───── Source information ─────
# yhw-yhw/TalkSHOW

Hardware: AMD Instinct MI355X
Metric: generated SMPL-X frames/sec (10 s @ 30 fps clips), whole job (higher is better)
Workload: dtype f32; 1 GPU; BASELINE configs[1]: batch=32 x 10 s clips, body+hand VQ-VAE encode -> PixelCNN greedy decode -> VQ decode, 30 fps; batch_per_gpu=32, frames_per_clip=300, coalesce=8, streams=3

## Files before the change

include/talkshow_hip_debug.h:

```cpp
#ifndef TALKSHOW_HIP_DEBUG_H
#define TALKSHOW_HIP_DEBUG_H

#include "talkshow_hip.h"

#ifdef __cplusplus
extern "C" {
#endif

int ts_stream_create_cus(ts_ctx *ctx, int cu_first, int cu_count, void **out_stream);
int ts_debug_skinny_trace(unsigned long long *out, int max_records);
int ts_debug_clock_sample(unsigned long long *dev_out, int n, int window_us, void *stream);
int ts_debug_conv_bands(int M, int N, int groups, int *out4);
int ts_debug_split_tile(int bid, int MT, int NT, int gw, int *out2);
int ts_debug_tile_weights(const float *W, int N, int K, long ldw, int epi, int gateD, float *out);

int ts_op_conv1d_timed(ts_ctx *ctx, const float *x_dev, int B, int Lin, int Cin, const float *w_packed_dev,
                       const float *bias_dev, int Cout, int K, int tile, int iters, float *out_dev, float *ms_out,
                       void *stream);
int ts_op_conv1d_strided_timed(ts_ctx *ctx, const float *x_dev, int B, int Lin, int Cin, const float *w_packed_dev,
                               const float *bias_dev, int Cout, int K, int stride, int tile, int iters, float *out_dev,
                               float *ms_out, void *stream);

int ts_op_conv_taps48_timed(ts_ctx *ctx, const float *x_dev, int B, int T, int G, int ntap, const float *w_dev, const float *bias_dev,
                            const float *res_dev, int iters, float *out_dev, float *ms_out, void *stream);
// ... 102 lines not shown
int ts_debug_mfcc_mel(ts_mfcc *m, const float *power, const int32_t *frames_dev, int B, int T, float *mel, void *stream);
int ts_debug_mfcc_db(ts_mfcc *m, float *mel, const int32_t *frames_dev, int B, int T, void *stream);
int ts_debug_mfcc_dct(ts_mfcc *m, const float *mel, const int32_t *frames_dev, int B, int T, float *feat, void *stream);

int ts_debug_smplx_dims(const ts_smplx *m, int32_t *out5);
int ts_debug_smplx_need(const ts_smplx *m, int32_t *verts_out);
int ts_debug_smplx_pose_prepare(ts_smplx *m, const float *betas, int betas_per_row, const float *rows, int row_ld, int expr_off, int64_t N,
                                float *rot_out, float *X_out, void *stream);
int ts_debug_smplx_blend(ts_smplx *m, int which, const float *X, int64_t N, float *out, void *stream);
int ts_debug_smplx_rigid_chain(ts_smplx *m, const float *rot, const float *jrest, int64_t N, float *G_out, float *A_out, float *joints_out,
                               void *stream);
int ts_debug_smplx_skin(ts_smplx *m, int full, const float *vposed, const float *A, int64_t N, float *out, void *stream);
int ts_debug_smplx_joints_tail(ts_smplx *m, const float *vs, int64_t N, float *joints, void *stream);

int ts_debug_pixelcnn_graphs(ts_pixelcnn *pix, void *stream);

int ts_debug_code_tables_plan(int V, int D, int B, int r, int j, int last_row, const char *knob_list, int64_t *out12);
int ts_debug_pixelcnn_tables(ts_pixelcnn *pix, int mode);
int64_t ts_debug_pixelcnn_work(ts_pixelcnn *pix, void *stream, int which, float *buf_dev, int64_t cap_floats, int put);
int ts_debug_code_table_stage(ts_pixelcnn *pix, int which, const int32_t *tok_dev, int B, const float *add1, const float *add2, const float *cls,
                              float *pre, float *out, float *q1, float *q0, void *stream);

int ts_debug_mixed_plan(const int32_t *hrows, int B, int max_counts, int32_t *active_out);

int ts_debug_rep_table(const ts_repeat *rep_host, int n_rep, int B, int V, int32_t *words_out);

int ts_op_vq_argmin_pair_masked(ts_ctx *ctx, const float *z_body_dev, const float *z_hand_dev, const int32_t *lens_dev, int B, int H_max,
                                const float *codebook_body_dev, const float *codebook_hand_dev, int ncode_body, int ncode_hand, int dim_body,
                                int dim_hand, int64_t *codes_dev, void *stream);
int ts_debug_vq_argmin_pair_masked(ts_ctx *ctx, const float *z_body_dev, const float *z_hand_dev, const int32_t *lens_dev, int B, int H_max,
                                   const float *codebook_body_dev, const float *codebook_hand_dev, int ncode_body, int ncode_hand,
                                   int dim_body, int dim_hand, int64_t *codes_dev, int form, int iters, void *stream);

int ts_debug_skinny_chain(ts_ctx *ctx, int M, int K, int gate, int iters, int debug, float *us_out);

#ifdef __cplusplus
}
#endif
#endif
```

talkshow_amd/_lib.py:

```python
import ctypes as C
import os

import numpy as np
import torch

_HERE = os.path.dirname(os.path.abspath(__file__))
LIB_PATH = os.environ.get("TS_LIB_PATH") or os.path.join(_HERE, "lib", "libtalkshow_hip.so")
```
─────
● Task directions
Go through the entries and copy each line holding the string "path".

● Result below
_HERE = os.path.dirname(os.path.abspath(__file__))
LIB_PATH = os.environ.get("TS_LIB_PATH") or os.path.join(_HERE, "lib", "libtalkshow_hip.so")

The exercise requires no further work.